The parade took place on the evening of January 14 after the conclusion of the Eighth Congress of the Workers’ Party of Korea (WPK). Imagery from the morning of January 17 shows work crews in the square dismantling a few final parade structures, with little evidence remaining of the parade and festivities that took place just days before.
Figure 1. Banners and temporary viewing stands can be seen on the front of a ministerial building in Kim Il Sung Square during a Pyongyang city rally on January 15, 2021.
The structure that was built directly in front of the viewing stand was revealed in TV coverage to be an enclosed area for the orchestra. The structure was reminiscent of what might be found at an upscale garden party in the West, and was probably necessitated by the extreme cold, which would affect both the instruments and the musicians who would be seated for at least an hour.

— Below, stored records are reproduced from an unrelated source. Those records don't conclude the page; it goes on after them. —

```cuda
template <typename T, int N>
GM_HD void lower_mul(const T (&l)[N * N], const T (&v)[N * N], T (&w)[N * N]) {
  GM_UNROLL for (int i = 0; i < N; ++i)
    GM_UNROLL for (int j = 0; j < N; ++j) {
      T s = (T)0;
      GM_UNROLL for (int k = 0; k <= i; ++k) s += l[i * N + k] * v[k * N + j];
      w[i * N + j] = s;
    }
}

template <typename T, int N>
GM_HD void wdwt(const T (&w)[N * N], const T (&c)[N], T (&g)[N * N]) {
  GM_UNROLL for (int i = 0; i < N; ++i)
    GM_UNROLL for (int j = i; j < N; ++j) {
      T s = (T)0;
      GM_UNROLL for (int k = 0; k < N; ++k) s += (w[i * N + k] * c[k]) * w[j * N + k];
      g[i * N + j] = s;
      g[j * N + i] = s;
    }
}

template <typename T, int N>
GM_HD void matmul(const T (&a)[N * N], const T (&b)[N * N], T (&c)[N * N]) {
  GM_UNROLL for (int i = 0; i < N; ++i)
    GM_UNROLL for (int j = 0; j < N; ++j) {
      T s = (T)0;
      GM_UNROLL for (int k = 0; k < N; ++k) s += a[i * N + k] * b[k * N + j];
      c[i * N + j] = s;
    }
}

template <typename T> struct JacobiCfg;
#ifndef GM_JACOBI_F32_OFF
#define GM_JACOBI_F32_OFF 16.0f
#endif
#ifndef GM_JACOBI_F32_OFF_MAX_N
#define GM_JACOBI_F32_OFF_MAX_N 4
#endif
template <> struct JacobiCfg<float> {
  static constexpr int max_sweeps = 10;
  static constexpr float off_factor = GM_JACOBI_F32_OFF;
};
template <> struct JacobiCfg<double> {
  static constexpr int max_sweeps = 16;
  static constexpr double off_factor = 0.0625;
};

template <int N>
struct JacobiFirstCheck { static constexpr int value = N >= 4 ? 3 : (N == 3 ? 2 : 1); };

template <typename T, int N, bool WANT_V = true, bool INIT_V = true>
GM_HD bool jacobi_eigh(T (&a)[N * N], T (&v)[N * N], T (&w)[N], int max_sweeps = JacobiCfg<T>::max_sweeps) {
  if (WANT_V && INIT_V) {
    GM_UNROLL for (int i = 0; i < N; ++i)
      GM_UNROLL for (int j = 0; j < N; ++j) v[i * N + j] = (i == j) ? (T)1 : (T)0;
  }
  if (N == 1) { w[0] = a[0]; return true; }
  auto rotate = [&](const int p, const int q) {
    T apq = a[p * N + q];
    T t, c, s;
    Num<T>::rotation(a[q * N + q] - a[p * N + p], apq, t, c, s);
    if constexpr (N >= 5) {
      const T app = a[p * N + p], aqq = a[q * N + q], cs2 = (T)2 * c * s * apq;
      a[p * N + p] = c * c * app - cs2 + s * s * aqq;
      a[q * N + q] = s * s * app + cs2 + c * c * aqq;
    } else {
      a[p * N + p] = Num<T>::fma(-t, apq, a[p * N + p]);
      a[q * N + q] = Num<T>::fma(t, apq, a[q * N + q]);
    }
    a[p * N + q] = (T)0;
    a[q * N + p] = (T)0;
    GM_UNROLL for (int r = 0; r < N; ++r) {
      if (r != p && r != q) {
        T arp = a[r * N + p], arq = a[r * N + q];
        T nrp = c * arp - s * arq;
        T nrq = s * arp + c * arq;
        a[r * N + p] = nrp; a[p * N + r] = nrp;
        a[r * N + q] = nrq; a[q * N + r] = nrq;
      }
    }
    if (WANT_V) {
      GM_UNROLL for (int r = 0; r < N; ++r) {
        T vrp = v[r * N + p], vrq = v[r * N + q];
        v[r * N + p] = c * vrp - s * vrq;
        v[r * N + q] = s * vrp + c * vrq;
      }
    }
  };
  bool converged = false;
  for (int sweep = 0;; ++sweep) {
    if (sweep >= JacobiFirstCheck<N>::value || sweep >= max_sweeps) {
      T off = (T)0, dia = (T)0;
      GM_UNROLL for (int i = 0; i < N; ++i) {
        dia += a[i * N + i] * a[i * N + i];
        GM_UNROLL for (int j = i + 1; j < N; ++j) off += a[i * N + j] * a[i * N + j];
      }
      constexpr T off_factor = (N <= GM_JACOBI_F32_OFF_MAX_N) ? JacobiCfg<T>::off_factor : (T)0.0625;
      converged = off <= (Num<T>::eps * Num<T>::eps * off_factor) * dia || off < Num<T>::tiny;
      if (converged || sweep >= max_sweeps) break;
    }
    if constexpr (N == 4) {
      rotate(0, 1); rotate(2, 3);
      rotate(0, 2); rotate(1, 3);
      rotate(0, 3); rotate(1, 2);
    } else {
      GM_UNROLL for (int p = 0; p < N - 1; ++p)
        GM_UNROLL for (int q = p + 1; q < N; ++q) rotate(p, q);
    }
  }
  GM_UNROLL for (int i = 0; i < N; ++i) w[i] = a[i * N + i];
  return converged;
}

template <typename T, int R, int C>
GM_HD void jacobi_svd(T (&a)[R * C], T (&v)[C * C], T (&s)[C]) {
  GM_UNROLL for (int i = 0; i < C; ++i)
    GM_UNROLL for (int j = 0; j < C; ++j) v[i * C + j] = (i == j) ? (T)1 : (T)0;
  for (int sweep = 0; sweep < JacobiCfg<T>::max_sweeps + 4; ++sweep) {
    bool rotated = false;
    GM_UNROLL for (int p = 0; p < C - 1; ++p) {
      GM_UNROLL for (int q = p + 1; q < C; ++q) {
        T alpha = (T)0, beta = (T)0, gamma = (T)0;
        GM_UNROLL for (int r = 0; r < R; ++r) {
          alpha += a[r * C + p] * a[r * C + p];
          beta += a[r * C + q] * a[r * C + q];
          gamma += a[r * C + p] * a[r * C + q];
        }
        if (Num<T>::abs(gamma) > (Num<T>::eps * (T)0.25) * Num<T>::sqrt(alpha * beta) &&
            Num<T>::abs(gamma) > Num<T>::tiny) {
          rotated = true;
          T t, c, sn;
          Num<T>::rotation(beta - alpha, gamma, t, c, sn);
          GM_UNROLL for (int r = 0; r < R; ++r) {
            T x = a[r * C + p], y = a[r * C + q];
            a[r * C + p] = c * x - sn * y;
            a[r * C + q] = sn * x + c * y;
          }
          GM_UNROLL for (int r = 0; r < C; ++r) {
            T x = v[r * C + p], y = v[r * C + q];
            v[r * C + p] = c * x - sn * y;
            v[r * C + q] = sn * x + c * y;
          }
        }
      }
    }
    if (!rotated) break;
  }
  GM_UNROLL for (int k = 0; k < C; ++k) {
    T n2 = (T)0;
    GM_UNROLL for (int r = 0; r < R; ++r) n2 += a[r * C + k] * a[r * C + k];
    s[k] = Num<T>::sqrt(n2);
  }
}

template <typename T>
__device__ __forceinline__ T warp_sum(T v) {
  GM_UNROLL for (int o = 16; o > 0; o >>= 1) v += __shfl_xor_sync(0xffffffffu, v, o);
  return v;
}

__device__ __forceinline__ void block_accumulate(double v, double* dst, double* red) {
  v = warp_sum(v);
  int lane = threadIdx.x & 31, wid = threadIdx.x >> 5;
  if (lane == 0) red[wid] = v;
  __syncthreads();
  if (wid == 0) {
    int nw = (blockDim.x + 31) >> 5;
    double s = lane < nw ? red[lane] : 0.0;
    s = warp_sum(s);
    if (lane == 0 && dst != nullptr) atomicAdd(dst, s);
  }
  __syncthreads();
}

}
```

matrix-manifolds_b200/csrc/gm_pairs_spd.cu:

```cuda
#include "gm_product.cuh"

#ifndef GM_N
#error "compile with -DGM_N=<matrix size>"
#endif

namespace gm {

template <class Op, typename T, int KMODE>
__global__ void __launch_bounds__(128)
spd_pair_kernel(Op op, PairSpec ps, const T* __restrict__ xa, const T* __restrict__ xb,
                const T* __restrict__ gout, T coef, T* __restrict__ ga, T* __restrict__ gb,
                T* __restrict__ out_d2, TargetSpec tg, LossCfg lc, T scale_sp, double* __restrict__ acc) {
  constexpr int E = Op::E;
  __shared__ double red[2][4];
  long long k = (long long)blockIdx.x * blockDim.x + threadIdx.x;
  bool active = k < ps.P;
  long long ra = -1, rb = -1;
  double loss_v = 0.0, gd2_v = 0.0;
  T gx[E], gy[E];
  if (active) {
    decode_pair(ps, k, ra, rb);
    T x[E], y[E];
    load_row<T, E>(xa, ra, x);
    load_row<T, E>(xb, rb, y);
    if constexpr (KMODE == K_FWD) {
      out_d2[k] = op.dist2(x, y);
    } else {
      T d2 = op.dist2_grad(x, y, gx, gy);
      T w;
      if constexpr (KMODE == K_BWD) {
        w = coef * gout[k];
      } else {
        T g = fetch_target_ps<T>(ps, tg, k, ra, rb);
        T m = scale_sp * d2;
        T dm;
        T lv = loss_term<T>(lc, g, m, dm);
        loss_v = (double)lv;
        gd2_v = (double)dm * (double)d2;
        w = dm * scale_sp;
        if (out_d2) out_d2[k] = d2;
      }
      GM_UNROLL for (int e = 0; e < E; ++e) { gx[e] *= w; gy[e] *= w; }
    }
  }
  if constexpr (KMODE != K_FWD) {
    if (ps.mode == GM_PAIRS_ELEMENTWISE) {
      if (active) {
        store_row<T, E>(ga, ra, gx);
        store_row<T, E>(gb, rb, gy);
      }
    } else {
      warp_accumulate_row<T, E>(ga, ra, gx);
      warp_accumulate_row<T, E>(gb, rb, gy);
    }
  }
  if constexpr (KMODE == K_FUSED) {
    block_accumulate(loss_v, acc, red[0]);
    block_accumulate(gd2_v, acc + 1, red[1]);
  }
}

template <int BYTES>
__device__ __forceinline__ void cp_async(void* smem, const void* gmem) {
  unsigned s = (unsigned)__cvta_generic_to_shared(smem);
  if constexpr (BYTES == 16)
    asm volatile("cp.async.cg.shared.global [%0], [%1], 16;\n" ::"r"(s), "l"(gmem) : "memory");
  else if constexpr (BYTES == 8)
    asm volatile("cp.async.ca.shared.global [%0], [%1], 8;\n" ::"r"(s), "l"(gmem) : "memory");
  else
    asm volatile("cp.async.ca.shared.global [%0], [%1], 4;\n" ::"r"(s), "l"(gmem) : "memory");
}
__device__ __forceinline__ void cp_async_commit() { asm volatile("cp.async.commit_group;\n" ::: "memory"); }
__device__ __forceinline__ void cp_async_wait_all() { asm volatile("cp.async.wait_group 0;\n" ::: "memory"); }
template <int PENDING>
__device__ __forceinline__ void cp_async_wait_group() { asm volatile("cp.async.wait_group %0;\n" ::"n"(PENDING) : "memory"); }
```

Figure 2. The enclosed bandstand structure in the middle of Kim Il Sung Square during the military parade on January 14, 2021.
The structure was removed by January 17. It is entirely unclear why the North Koreans began constructing it so far in advance of the parade or why it was kept behind a shroud. The roof of the structure and a surrounding high wall went up in early December, around a month before it was needed. While TV images showed the structure had been wired for audio and lighting was installed, this would not have taken a month to accomplish, as witnessed with the rapid building of the for the New Year’s Eve concert.
The structure also stayed covered and went unused during that New Year’s Eve concert on December 31, 2020.
Figure 3. Bandstand structure removed by January 17, 2021.
Elsewhere in the square, workers and trucks can be seen gathered in front of the ministerial buildings on the north and south sides of the square. Huge banners that were draped over the fronts of the buildings and temporary audience stands are being removed. A truck with a crane attachment is observed, similar to those that were present before the parade.
Figure 4. The VIP viewing area and two large LED displays look down on Kim Il Sung Square during a military parade on January 14, 2021.
On either side of the main viewing platform, workers are gathered around two large LED video displays that were used to broadcast the parade to people in the square. These workers are likely dismantling the display screens.
While the Party Congress ended on January 12, it was followed by a meeting of the Supreme People’s Assembly (SPA) on January 17 at the Mansudae Assembly Hall. Imagery from that morning (at 11:23 a.m.) shows that the area around the hall is quiet although the assembly was likely in session.
Figure 5. Close-up of Mansudae Assembly Hall on January 17, 2021.
Throughout this central part of Pyongyang, traffic was light with buses and only a few cars on the streets. This contrasts with the busier traffic usually seen and suggests that the special security arrangements for the Congress were probably still in place, likely through the Supreme People’s Assembly.
A greater number of cars are visible outside of the central security area.
Outside the People’s Palace of Culture, 39 coaches are visible. Most are parked but six appear ready to pick up passengers. The coaches are similar to those observed outside the April 25 Hotel that had been ferrying participants to the Party Congress from the Mirim Parade Training Ground.
During past large political events, the People’s Palace of Culture has hosted banquets for delegates although no such banquets have been mentioned in state media for this Party Congress.
Figure 6. Coaches observed at People’s Palace of Culture on January 17, 2021.